15. L636: “HCL” should be “HCl”

Response: We have corrected this mistake, thank you.

Reviewer 3 Report

This is a well-executed and well-written paper describing putative relationships between in vitro phenotypic values and in vivo virulence properties of a large number of strains of the human pathogenic Cryptococcus complex from Brazil. I only have a few minor points for the authors during their revision.

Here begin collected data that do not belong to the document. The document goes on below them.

static int make_map(CUtensorMap* m, const float* ptr, uint64_t rows, uint64_t cols, uint32_t box_rows) {
  EncodeTiledFn f = encode_fn();
  if (!f) return 1;
  cuuint64_t dims[2] = {cols, rows};
  cuuint64_t strides[1] = {cols * sizeof(float)};
  cuuint32_t box[2] = {(cuuint32_t)BK, box_rows};
  cuuint32_t estr[2] = {1, 1};
  CUresult r = f(m, CU_TENSOR_MAP_DATA_TYPE_FLOAT32, 2, const_cast<float*>(ptr), dims, strides, box, estr,
                 CU_TENSOR_MAP_INTERLEAVE_NONE, CU_TENSOR_MAP_SWIZZLE_64B, CU_TENSOR_MAP_L2_PROMOTION_L2_256B,
                 CU_TENSOR_MAP_FLOAT_OOB_FILL_NONE);
  return r == CUDA_SUCCESS ? 0 : 2;
}
static int make_map_h(CUtensorMap* m, const __half* ptr, uint64_t rows, uint64_t cols, uint32_t box_rows) {
  EncodeTiledFn f = encode_fn();
  if (!f) return 1;
  cuuint64_t dims[2] = {cols, rows};
  cuuint64_t strides[1] = {cols * sizeof(__half)};
  cuuint32_t box[2] = {(cuuint32_t)BK16, box_rows};
  cuuint32_t estr[2] = {1, 1};
  CUresult r = f(m, CU_TENSOR_MAP_DATA_TYPE_FLOAT16, 2, const_cast<__half*>(ptr), dims, strides, box, estr,
                 CU_TENSOR_MAP_INTERLEAVE_NONE, CU_TENSOR_MAP_SWIZZLE_64B, CU_TENSOR_MAP_L2_PROMOTION_L2_256B,
                 CU_TENSOR_MAP_FLOAT_OOB_FILL_NONE);
  return r == CUDA_SUCCESS ? 0 : 2;
}
}

int num_sms();
bool kxt_tc_supported(int D, int S);
bool kxt_tc_preferred(int D, int S);
int kxt_tc_ngroups(int Np);
size_t kxt_tc_workspace_bytes(int Np, int Mc, int S, int M, int D);
int kxt_tc_prepare(void* ws, int N, int Np, int M, int Mc, int D, int S, const float* X, const float* Cc, cudaStream_t st);
int kxt_tc(void* ws, int kind, int N, int Np, int M, int c_begin, int Mc, int mc_used, int D, int S, const float* inv_ls,
           const float* amp2, const float* alpha, int Npad_alpha, __half* khi, __half* klo, cudaStream_t st);
float* kxt_tc_mu_partial(void* ws, int Np, int Mc, int S, int M, int D);
static const int kKxtWsD = 32;

int tc_np(int N) { return ((N + tc::BN - 1) / tc::BN) * tc::BN; }

size_t trtri_workspace_bytes(int Np, int S) { return (size_t)S * Np * Np * sizeof(float); }

int trtri_split(int Npad, int Np, int S, const float* L, const float* winv, float* linv_hi, float* linv_lo,
                void* workspace, size_t workspace_bytes, cudaStream_t st) {
  if (Npad <= 0 || Npad % kNpadMult) return -1;
  if (Np < Npad || Np % tc::BN) return -2;
  if (S <= 0) return -3;
  if (!L || !winv || !linv_hi || !linv_lo) return -4;
  if (!workspace || workspace_bytes < trtri_workspace_bytes(Np, S)) return -8;
  float* X = reinterpret_cast<float*>(workspace);
  const size_t dsm = sizeof(TileSmem<float>) + sizeof(float) * 128 * (128 + kPad);
  static bool attr = false;
  if (!attr) {
    cudaFuncSetAttribute(trtri_finalize_kernel, cudaFuncAttributeMaxDynamicSharedMemorySize, (int)dsm);
    attr = true;
  }
  const int nblk = Npad / 128;
  timing_begin("trtri_kernel", st);
  for (int K = 0; K < nblk; ++K) {
    trtri_finalize_kernel<<<dim3(K + 1, S), 256, dsm, st>>>(Npad, Np, K, winv, X);
    if (K + 1 < nblk) trtri_update_kernel<<<dim3(nblk - K - 1, K + 1, S), 256, 0, st>>>(Npad, Np, K, L, X);
  }
  timing_end(st);
  count_launch(2 * nblk - 1);
  const long total = (long)S * Np * Np;
  split_lower_kernel<<<(unsigned)((total + 255) / 256), 256, 0, st>>>(Npad, Np, total, X, linv_hi, linv_lo);
  count_launch(1);
  return check_launch("trtri_split");
}

static void tc_args_init(tc::Args& a) {
  memset(&a, 0, sizeof(a));
}

int tc_chol_update(int Npad, int S, int jb, int ncols, float* A, const float* lhi, const float* llo, cudaStream_t st) {
  CUtensorMap mAhi, mAlo, mBhi, mBlo;
  if (tc::make_map(&mAhi, lhi, (uint64_t)S * Npad, Npad, tc::BM) || tc::make_map(&mAlo, llo, (uint64_t)S * Npad, Npad, tc::BM) ||
      tc::make_map(&mBhi, lhi, (uint64_t)S * Npad, Npad, tc::BN) || tc::make_map(&mBlo, llo, (uint64_t)S * Npad, Npad, tc::BN))
    return 1999;
  static bool attr = false;
  if (!attr) {
    cudaFuncSetAttribute(tc::predict_tc_kernel, cudaFuncAttributeMaxDynamicSharedMemorySize, tc::SMEM_BYTES);
    attr = true;
  }
  tc::Args a;
  tc_args_init(a);
  a.mode = 2; a.S = S; a.Npad = Npad; a.jb = jb; a.ncols = ncols; a.Cmat = A;
  a.ntiles = Npad / tc::BM - jb; a.npairs = 1; a.ngroups = 1;
  long nitems = (long)S * a.ntiles;
  int grid = (int)std::min<long>(nitems, num_sms());
  timing_begin("tc_chol_update", st);
  tc::predict_tc_kernel<<<grid, tc::THREADS, tc::SMEM_BYTES, st>>>(mAhi, mAlo, mBhi, mBlo, a);
  timing_end(st);
  count_launch();
  return check_launch("tc_chol_update");
}

__global__ void __launch_bounds__(256, 2) trtri_lt_kernel(int Npad, int K, const float* __restrict__ L,
                                                           const float* __restrict__ winv, float* __restrict__ lthi,
                                                           float* __restrict__ ltlo) {
  using C = Cfg<float>;
  constexpr int NB = C::NB, TM = C::TM, TN = C::TN;
  __shared__ TileSmem<float> sm;
  const int nblk = Npad / NB, J = blockIdx.x, s = blockIdx.y;
  const int tid = threadIdx.x, ty = tid >> 4, tx = tid & 15;
  const float* W = winv + ((long)s * nblk + K) * NB * NB;
  const float* Lk = L + (long)s * Npad * Npad + (long)K * NB * Npad + (long)J * NB;
  float acc[TM][TN];
#pragma unroll
  for (int r = 0; r < TM; ++r)
#pragma unroll
    for (int c = 0; c < TN; ++c) acc[r][c] = 0.f;
  TileGemm<float, Lay::KContig, Lay::MContig, false>::run(acc, W, NB, Lk, Npad, NB, sm);
  const long off = (long)s * NB * Npad + (long)J * NB;
#pragma unroll
  for (int r = 0; r < TM; ++r)
#pragma unroll
    for (int g = 0; g < TN / 4; ++g) {
      V4<float> h, l;
#pragma unroll
      for (int e = 0; e < 4; ++e) {
        float x = acc[r][g * 4 + e];
        h.v[e] = tf32_hi(x);
        l.v[e] = tf32_lo(x, h.v[e]);
      }
      const long o = off + (long)tile_row(ty, r) * Npad + g * 64 + tx * 4;
      st4(lthi + o, h);
      st4(ltlo + o, l);
    }
}

__global__ void trtri_diag_store_kernel(int Npad, int Np, int K, const float* __restrict__ winv, float* __restrict__ xhi,
                                        float* __restrict__ xlo, float* __restrict__ xthi, float* __restrict__ xtlo) {
  constexpr int NB = 128;
  const int s = blockIdx.y, nblk = Npad / NB;
  const float* W = winv + ((long)s * nblk + K) * NB * NB;
  for (int e = blockIdx.x * blockDim.x + threadIdx.x; e < NB * NB; e += gridDim.x * blockDim.x) {
    int i = e / NB, k = e % NB;
    float x = W[e], h = tf32_hi(x), l = x - h;
    long o = ((long)s * Np + (long)K * NB + i) * Np + (long)K * NB + k;
    long ot = ((long)s * Np + (long)K * NB + k) * Np + (long)K * NB + i;
    xhi[o] = h; xlo[o] = l; xthi[ot] = h; xtlo[ot] = tf32_lo(x, h);
  }
}

size_t trtri_tc_workspace_bytes(int Npad, int Np, int S) {
  return (2 * (size_t)S * Np * Np + 2 * (size_t)S * 128 * Npad) * sizeof(float);
}

int potrf_lower_batched_tc(int, int, float*, float*, int*, float*, float*, cudaStream_t, cudaEvent_t*);
void potrf_winv_block(int, int, int, const float*, float*, cudaStream_t);

static int trtri_tc_run(int Npad, int Np, int S, const float* L, float* winv, float* linv_hi, float* linv_lo,
                        void* workspace, size_t workspace_bytes, cudaStream_t st, cudaEvent_t* blk_done) {
  if (Npad <= 0 || Npad % kNpadMult) return -1;
  if (Np < Npad || Np % tc::BN) return -2;
  if (S <= 0) return -3;
  if (!L || !winv || !linv_hi || !linv_lo) return -4;
  if (!workspace || workspace_bytes < trtri_tc_workspace_bytes(Npad, Np, S)) return -8;
  float* xthi = reinterpret_cast<float*>(workspace);
  float* xtlo = xthi + (size_t)S * Np * Np;
  float* lthi = xtlo + (size_t)S * Np * Np;
  float* ltlo = lthi + (size_t)S * 128 * Npad;
  const size_t xb = (size_t)S * Np * Np * sizeof(float);
  cudaMemsetAsync(linv_hi, 0, xb, st);
  cudaMemsetAsync(linv_lo, 0, xb, st);
  cudaMemsetAsync(xthi, 0, 2 * xb, st);
  CUtensorMap mAhi, mAlo, mBhi, mBlo;
  if (tc::make_map(&mAhi, lthi, (uint64_t)S * 128, Npad, tc::BM) || tc::make_map(&mAlo, ltlo, (uint64_t)S * 128, Npad, tc::BM) ||
      tc::make_map(&mBhi, xthi, (uint64_t)S * Np, Np, tc::BN) || tc::make_map(&mBlo, xtlo, (uint64_t)S * Np, Np, tc::BN))
    return 1999;
  static bool attr = false;
  if (!attr) {
    cudaFuncSetAttribute(tc::predict_tc_kernel, cudaFuncAttributeMaxDynamicSharedMemorySize, tc::SMEM_BYTES);
    attr = true;
  }
  const int nblk = Npad / 128;
  timing_begin("trtri_kernel", st);
  for (int K = 0; K < nblk; ++K) {
    if (blk_done) {
      cudaStreamWaitEvent(st, blk_done[K], 0);
      potrf_winv_block(Npad, S, K, L, winv, st);
    }
    trtri_diag_store_kernel<<<dim3(8, S), 256, 0, st>>>(Npad, Np, K, winv, linv_hi, linv_lo, xthi, xtlo);
    count_launch();
    if (K == 0) continue;
    trtri_lt_kernel<<<dim3(K, S), 256, 0, st>>>(Npad, K, L, winv, lthi, ltlo);
    tc::Args a;
    tc_args_init(a);
    a.mode = 3; a.S = S; a.Np = Np; a.Npad = Npad; a.K = K;
    a.ntiles = (K * 128 + tc::BN - 1) / tc::BN; a.npairs = 1; a.ngroups = 1;
    a.xhi = linv_hi; a.xlo = linv_lo; a.xthi = xthi; a.xtlo = xtlo;
    long nitems = (long)S * a.ntiles;
    int grid = (int)std::min<long>(nitems, num_sms());
    tc::predict_tc_kernel<<<grid, tc::THREADS, tc::SMEM_BYTES, st>>>(mAhi, mAlo, mBhi, mBlo, a);
    count_launch(2);
  }
  timing_end(st);
  return check_launch("trtri_split_tc");
}

int trtri_split_tc(int Npad, int Np, int S, const float* L, const float* winv, float* linv_hi, float* linv_lo,
                   void* workspace, size_t workspace_bytes, cudaStream_t st) {
  return trtri_tc_run(Npad, Np, S, L, const_cast<float*>(winv), linv_hi, linv_lo, workspace, workspace_bytes, st, nullptr);
}

int potrf_trtri_tc(int Npad, int Np, int S, float* A, float* winv, int* info, float* lhi, float* llo, float* linv_hi,
                   float* linv_lo, void* tws, size_t tws_bytes, cudaStream_t st) {
  if (Npad <= 0 || Npad % kNpadMult) return -1;
  static cudaStream_t aux = nullptr;
  static cudaEvent_t ev_in = nullptr, ev_out = nullptr;
  static std::vector<cudaEvent_t> blk;
  if (!aux) {
    cudaStreamCreateWithFlags(&aux, cudaStreamNonBlocking);
    cudaEventCreateWithFlags(&ev_in, cudaEventDisableTiming);
    cudaEventCreateWithFlags(&ev_out, cudaEventDisableTiming);
  }
  const int nblk = Npad / 128;
  while ((int)blk.size() < nblk) {
    cudaEvent_t e;
    cudaEventCreateWithFlags(&e, cudaEventDisableTiming);
    blk.push_back(e);
  }
  cudaEventRecord(ev_in, st);
  cudaStreamWaitEvent(aux, ev_in, 0);
  int rc = potrf_lower_batched_tc(Npad, S, A, winv, info, lhi, llo, st, blk.data());
  if (rc) return rc;
  rc = trtri_tc_run(Npad, Np, S, A, winv, linv_hi, linv_lo, tws, tws_bytes, aux, blk.data());
  cudaEventRecord(ev_out, aux);
  cudaStreamWaitEvent(st, ev_out, 0);
  return rc;
}

int linv_pack_f16(int Np, int S, const float* linv_hi, const float* linv_lo, __half* out_hi, __half* out_lo, int* exps,
                  cudaStream_t st) {
  if (Np <= 0 || Np % tc::BN) return -1;
  if (S <= 0) return -2;
  if (!linv_hi || !linv_lo || !out_hi || !out_lo || !exps) return -3;
  unsigned* maxbits = reinterpret_cast<unsigned*>(exps + S);
  cudaMemsetAsync(maxbits, 0, sizeof(unsigned) * S, st);
  const long per4 = (long)Np * Np / 4;
  const int gx = (int)std::min<long>((per4 + 255) / 256, 4L * num_sms());
  timing_begin("linv_pack_f16", st);
  linv_absmax_kernel<<<dim3(gx, S), 256, 0, st>>>(per4, reinterpret_cast<const float4*>(linv_hi),
                                                  reinterpret_cast<const float4*>(linv_lo), maxbits);
  linv_pack_f16_kernel<<<dim3(gx, S), 256, 0, st>>>(per4, reinterpret_cast<const float4*>(linv_hi),
                                                    reinterpret_cast<const float4*>(linv_lo), maxbits,
                                                    reinterpret_cast<uint2*>(out_hi), reinterpret_cast<uint2*>(out_lo), exps);
  timing_end(st);
  count_launch(2);
  return check_launch("linv_pack_f16");
}

int linv_alpha(int N, int Np, int S, const float* linv_hi, const float* linv_lo, const float* y, const float* mean,
               float* alpha, int ld_alpha, float* tmp, cudaStream_t st) {
  if (N <= 0 || Np < N) return -1;
  if (S <= 0) return -3;
  if (!linv_hi || !linv_lo || !y || !mean || !alpha || !tmp) return -4;
  if (ld_alpha < N) return -9;
  linv_mv_kernel<<<dim3((Np + 7) / 8, S), 256, 0, st>>>(N, Np, linv_hi, linv_lo, y, mean, tmp);
  linv_mtv_kernel<<<dim3((ld_alpha + 63) / 64, S), 256, 0, st>>>(N, Np, ld_alpha, linv_hi, linv_lo, tmp, alpha);
  count_launch(2);
  return check_launch("linv_alpha");
}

1. I can't find Table S1 describing the properties of all the analyzed strains.
2. The GenBank accession numbers of URA5 sequences for all strains should be provided in the data availability statement and in Table S1.
3. The melanin assay in this study was conducted in a relatively benign environment. A recent study showed that under oxidative- and nitrosative- stress environments that are similar to those during infection, relatively melanin production can change and different strains/serotypes may behave differently (https://link.springer.com/article/10.1007/s11046-021-00597-3) . In addition, the relationships between melanin production and capsule production under different environments can be different. In the discussion section, I suggest that the authors should point out the potential limitations and variations in some of their conclusions and discuss how environmental factors (e.g., oxidative stress and nitrosative stress) may influence the observed presence or absence of correlations reported in their study.

Author Response

This is a well-executed and well-written paper describing putative relationships between in vitro phenotypic values and in vivo virulence properties of a large number of strains of the human pathogenic Cryptococcus complex from Brazil. I only have a few minor points for the authors during their revision.

1. I can't find Table S1 describing the properties of all the analyzed strains.

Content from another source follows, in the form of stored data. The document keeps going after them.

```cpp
FRI_HD inline void solve6(Solve6Work &w) {
    {
        double dmax = 0.0;
#pragma unroll
        for (int i = 0; i < 6; i++) dmax = w.m[i][i] > dmax ? w.m[i][i] : dmax;
        bool ok = dmax > 0.0 && dmax < 1.0e300;
        FRI_SOLVE_STAGE();
#pragma unroll
        for (int j = 0; j < 6; j++) {
            double dj = w.m[j][j];
#pragma unroll
            for (int k = 0; k < j; k++) dj -= w.l[j][k] * w.l[j][k] * w.d[k];
            ok = ok && dj > 1e-8 * dmax;
            w.d[j] = dj;
            w.inv[j] = 1.0 / dj;
#pragma unroll
            for (int i = j + 1; i < 6; i++) {
                double t = w.m[i][j];
#pragma unroll
                for (int k = 0; k < j; k++) t -= w.l[i][k] * w.l[j][k] * w.d[k];
                w.l[i][j] = t * w.inv[j];
            }
            FRI_SOLVE_STAGE();
        }
        if (ok) {
#pragma unroll
            for (int i = 0; i < 6; i++) {
                double t = w.y[i];
#pragma unroll
                for (int k = 0; k < i; k++) t -= w.l[i][k] * w.z[k];
                w.z[i] = t;
            }
            FRI_SOLVE_STAGE();
#pragma unroll
            for (int i = 5; i >= 0; i--) {
                double t = w.z[i] * w.inv[i];
#pragma unroll
                for (int k = i + 1; k < 6; k++) t -= w.l[k][i] * w.x[k];
                w.x[i] = t;
            }
            return;
        }
    }
#pragma unroll 1
    for (int i = 0; i < 6; i++)
#pragma unroll 1
        for (int j = 0; j < 6; j++) {
            w.a[i][j] = w.m[i][j];
            w.v[i][j] = i == j ? 1.0 : 0.0;
        }
#pragma unroll 1
    for (int sweep = 0; sweep < 60; sweep++) {
        double off = 0.0;
#pragma unroll 1
        for (int i = 0; i < 6; i++)
#pragma unroll 1
            for (int j = i + 1; j < 6; j++) off += w.a[i][j] * w.a[i][j];
        if (!(off >= 1e-300)) break;
#pragma unroll 1
        for (int pp = 0; pp < 6; pp++)
#pragma unroll 1
            for (int q = pp + 1; q < 6; q++) {
                const double apq = w.a[pp][q];
                if ((apq < 0 ? -apq : apq) < 1e-300) continue;
                const double theta = (w.a[q][q] - w.a[pp][pp]) / (2.0 * apq);
                const double t = (theta >= 0 ? 1.0 : -1.0) / ((theta < 0 ? -theta : theta) + sqrt(theta * theta + 1.0));
                const double c = 1.0 / sqrt(t * t + 1.0), sn = t * c;
#pragma unroll 1
                for (int k = 0; k < 6; k++) {
                    const double akp = w.a[k][pp], akq = w.a[k][q];
                    w.a[k][pp] = c * akp - sn * akq;
                    w.a[k][q] = sn * akp + c * akq;
                }
#pragma unroll 1
                for (int k = 0; k < 6; k++) {
                    const double apk = w.a[pp][k], aqk = w.a[q][k];
                    w.a[pp][k] = c * apk - sn * aqk;
                    w.a[q][k] = sn * apk + c * aqk;
                }
#pragma unroll 1
                for (int k = 0; k < 6; k++) {
                    const double vkp = w.v[k][pp], vkq = w.v[k][q];
                    w.v[k][pp] = c * vkp - sn * vkq;
                    w.v[k][q] = sn * vkp + c * vkq;
                }
            }
    }
    double lmax = 0.0;
#pragma unroll 1
    for (int i = 0; i < 6; i++) lmax = w.a[i][i] > lmax ? w.a[i][i] : lmax;
#pragma unroll 1
    for (int k = 0; k < 6; k++) w.x[k] = 0.0;
#pragma unroll 1
    for (int i = 0; i < 6; i++) {
        if (!(w.a[i][i] > 1e-12 * lmax)) continue;
        double proj = 0.0;
#pragma unroll 1
        for (int k = 0; k < 6; k++) proj += w.v[k][i] * w.y[k];
#pragma unroll 1
        for (int k = 0; k < 6; k++) w.x[k] += w.v[k][i] * proj / w.a[i][i];
    }
}

FRI_HD inline int tri_index(int i, int j, int n) {
    if (i > j) {
        const int t = i;
        i = j;
        j = t;
    }
    return i * n - i * (i - 1) / 2 + (j - i);
}

FRI_HD inline void fit_value_group(const long long *gram, float *out , Solve6Work &w) {
    for (int i = 0; i < 6; i++) {
        w.y[i] = (double)gram[tri_index(i, 6, 7)];
        for (int j = 0; j < 6; j++) w.m[i][j] = (double)gram[tri_index(i, j, 7)];
    }
    solve6(w);
    for (int k = 0; k < 6; k++) out[k] = (float)w.x[k];
}

FRI_HD inline void fit_width_group(const long long *wtw, const double *wtr, unsigned long long rows, float *out , Solve6Work &w) {
    for (int i = 0; i < 6; i++) {
        w.y[i] = wtr[i];
        for (int j = 0; j < 6; j++) w.m[i][j] = (double)wtw[tri_index(i, j, 6)];
    }
    w.m[0][0] += (double)rows - (double)wtw[0];
    solve6(w);
    for (int k = 0; k < 6; k++) out[k] = (float)w.x[k];
}

}
```

Before: 915,100.

## Parallelize fit tail reduction per wave and solve 6x6 LDLT across lanes

The last-block tail of the fit accumulator is restructured. Each of three waves now reduces its own group's shard sums, and a fourth wave handles the range and ticket reset. The 6x6 normal-equation LDLT solve is spread across six lanes using readlane broadcasts, with the serial min-norm Jacobi fallback kept for ill-conditioned systems. The goal is to shorten the serial single-thread tail that runs after the grid-wide ticket. In exchange the code is more complex, per-wave pointer setup is hoisted before the barrier, and trace-tail hooks are added.

```diff
diff --git a/frave_amd/csrc/k4_fit.hip b/frave_amd/csrc/k4_fit.hip
--- a/frave_amd/csrc/k4_fit.hip
+++ b/frave_amd/csrc/k4_fit.hip
@@ -31,6 +31,7 @@
     PredictParams pp3[3];
     int32_t ablate;
     unsigned long long *trace;
+    unsigned long long *trace_tail;
     int32_t older_eighths;
     float *solve_params;
     float *host_params;
@@ -274,20 +275,49 @@
     return ((unsigned long long)hi << kFitFixBits) + lo;
 }
 
+struct Ldl6Wave {
+    Ldl6Lane s;
+    int i;
+    template <class F>
+    __device__ __forceinline__ void each(F f) { f(s, i); }
+    static __device__ __forceinline__ double from_lane(double v, int src) {
+        const int lo = __builtin_amdgcn_readlane(__double2loint(v), src), hi = __builtin_amdgcn_readlane(__double2hiint(v), src);
+        return __hiloint2double(hi, lo);
+    }
+    __device__ __forceinline__ double diag(int j) const { return from_lane(s.t[j], j); }
+    __device__ __forceinline__ double lower(int src, int j) const { return from_lane(s.l[j], src); }
+    __device__ __forceinline__ double rhs(int src) const { return from_lane(s.y, src); }
+};
+
 template <int MODE>
-__device__ __attribute__((noinline)) void fit2_tail_solve(const long long *sums_int, const double *sums_dbl, unsigned long long rows, Solve6Work *w, float *params,
-                                                          float *host_params) {
-    float out[6];
+__device__ __attribute__((noinline)) void fit2_tail_min_norm(const long long *sums_int, const double *sums_dbl, unsigned long long rows, Solve6Work *w, float *params,
+                                                             float *host_params) {
     if (MODE == 0)
-        fit_value_group(sums_int, out, *w);
+        fit_value_system(sums_int, *w);
     else
-        fit_width_group(sums_int, sums_dbl, rows, out, *w);
-#pragma unroll
-    for (int k = 0; k < 6; k++) params[k] = out[k];
-    if (host_params) {
-#pragma unroll
-        for (int k = 0; k < 6; k++) host_params[k] = out[k];
-    }
+        fit_width_system(sums_int, sums_dbl, rows, *w);
+    solve6_min_norm(*w);
+#pragma unroll 1
+    for (int k = 0; k < 6; k++) {
+        const float out = (float)w->x[k];
+        params[k] = out;
+        if (host_params) host_params[k] = out;
+    }
+}
+
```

Response: We will re-submit Table S1 now, hopefully this issue will be solved.

 

2. The GenBank accession numbers of URA5 sequences for all strains should be provided in the data availability statement and in Table S1.

Response: We agree and have added the accession numbers for the URA5 sequences to the manuscript, at the Methods section.

 

3. The melanin assay in this study was conducted in a relatively benign environment. A recent study showed that under oxidative- and nitrosative- stress environments that are similar to those during infection, relatively melanin production can change and different strains/serotypes may behave differently (https://link.springer.com/article/10.1007/s11046-021-00597-3) . In addition, the relationships between melanin production and capsule production under different environments can be different. In the discussion section, I suggest that the authors should point out the potential limitations and variations in some of their conclusions and discuss how environmental factors (e.g., oxidative stress and nitrosative stress) may influence the observed presence or absence of correlations reported in their study.

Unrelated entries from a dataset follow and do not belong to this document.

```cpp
template <int PR, int TAPS, int WM, int WN, int TM, int TN, int MODE>
static void launch_one_b(const ConvArgs& a, hipStream_t st) {
    const bool general = a.stride != 1 || a.upsample || a.zins || (a.Cin % BKC) != 0 || !a.in_padded;
    if constexpr (MODE == CM_NONE) {
        if (a.stride == 2) launch_one_b2<PR, TAPS, WM, WN, TM, TN, MODE, 2>(a, st);
        else if (TAPS == 9 && !general) launch_one_b2<PR, TAPS, WM, WN, TM, TN, MODE, 0>(a, st);
        else launch_one_b2<PR, TAPS, WM, WN, TM, TN, MODE, 1>(a, st);
        return;
    }
    if constexpr (MODE == CM_GN_SILU || MODE == CM_TAN_SILU || MODE == CM_GN_GELU) {
        if (general) { launch_one_b2<PR, TAPS, WM, WN, TM, TN, MODE, 1>(a, st); return; }
    }
    launch_one_b2<PR, TAPS, WM, WN, TM, TN, MODE, 0>(a, st);
}


template <int PR, int MODE>
void launch_kcat_b(const ConvArgs& a, hipStream_t st) {
    constexpr int WM = 2, WN = 4, TM = 2, TN = 2, MT = 128, NT = 256;
    const int TW = a.Wout < 32 ? a.Wout : 32, TH = NT / TW;
    size_t lds = (size_t)3 * 3 * MT * rec_bytes<PR>() + 2 * ((size_t)(TW + 2) * (TH + 2) + NDUMMY) * halo_pitch<PR>();
    dim3 grid(((a.Hout * a.Wout) / NT) * ((a.Cout + MT - 1) / MT) * a.B * a.nsplit);
    void (*kern)(ConvArgs);
    if constexpr (PR == PR_F16) kern = &conv_kcat_f16<WM, WN, TM, TN, MODE>;
    else kern = &conv_kcat_bf16x3<WM, WN, TM, TN, MODE>;
    static DeviceOnce once;
    if (first_on_device(once))
        (void)hipFuncSetAttribute(reinterpret_cast<const void*>(kern), hipFuncAttributeMaxDynamicSharedMemorySize, 160 * 1024);
    hipLaunchKernelGGL(kern, grid, dim3(WM * WN * 64), lds, st, a);
}

template <int PR>
void launch_poly_b(const ConvArgs& a, hipStream_t st) {
    ConvArgs v = a;
    v.Cout = 4 * a.Cout; v.Hout = a.Hin; v.Wout = a.Win;
    v.upsample = 0; v.zins = 0; v.stride = 1; v.pad = 1; v.nsplit = 1;
    launch_one_b2<PR, 4, 2, 4, 2, 2, CM_NONE, 0>(v, st);
}

template <int PR>
void launch_poly_in_b(const ConvArgs& a, hipStream_t st) {
    ConvArgs v = a;
    v.Cin = 4 * a.Cin; v.Hin = a.Hin / 2; v.Win = a.Win / 2;
    v.upsample = 0; v.zins = 0; v.stride = 1; v.pad = 1; v.nsplit = 1;
    launch_one_b2<PR, 4, 2, 4, 2, 2, CM_NONE, 1>(v, st);
}

template <int PR, int TAPS, int MODE>
void launch_tile_b(const ConvArgs& a, hipStream_t st) {
    switch (a.tile) {
        case 5:
            launch_one_b<PR, TAPS, 2, 4, 2, 2, MODE>(a, st);
            break;
        case 0: launch_one_b<PR, TAPS, 2, 2, 2, 2, MODE>(a, st); break;
        case 1: launch_one_b<PR, TAPS, 4, 1, 1, 2, MODE>(a, st); break;
        case 2: launch_one_b<PR, TAPS, 1, 4, 1, 1, MODE>(a, st); break;
        default: launch_one_b<PR, TAPS, 2, 2, 1, 1, MODE>(a, st); break;
    }
}


}
```

loco-edit_amd/csrc/conv_plan.hip:

```cpp
#include "kernels.h"
#include <cstdio>
#include <cstdlib>

namespace loco {

constexpr int BKC = 16;
constexpr int BKF = 8;

static const int kMT[6] = {128, 128, 32, 64, 128, 128}, kNT[6] = {128, 64, 128, 64, 256, 256};
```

Response: We agree with this and add that the issue raised by the referee applies to all other virulence attributes we measured as well, given that they were all performed in controlled laboratory conditions with pure cultures. Reductionist approaches such as this do have caveats, but have been an important scientific strategy in that they open up research avenues that may ultimately lead advances in Medicine. Our group is pursuing this further, and we hope this manuscript will spur interest from others using different approaches.

We have reorganized the last Discussion paragraph, which was split into two so we could better discuss the limitations of this study.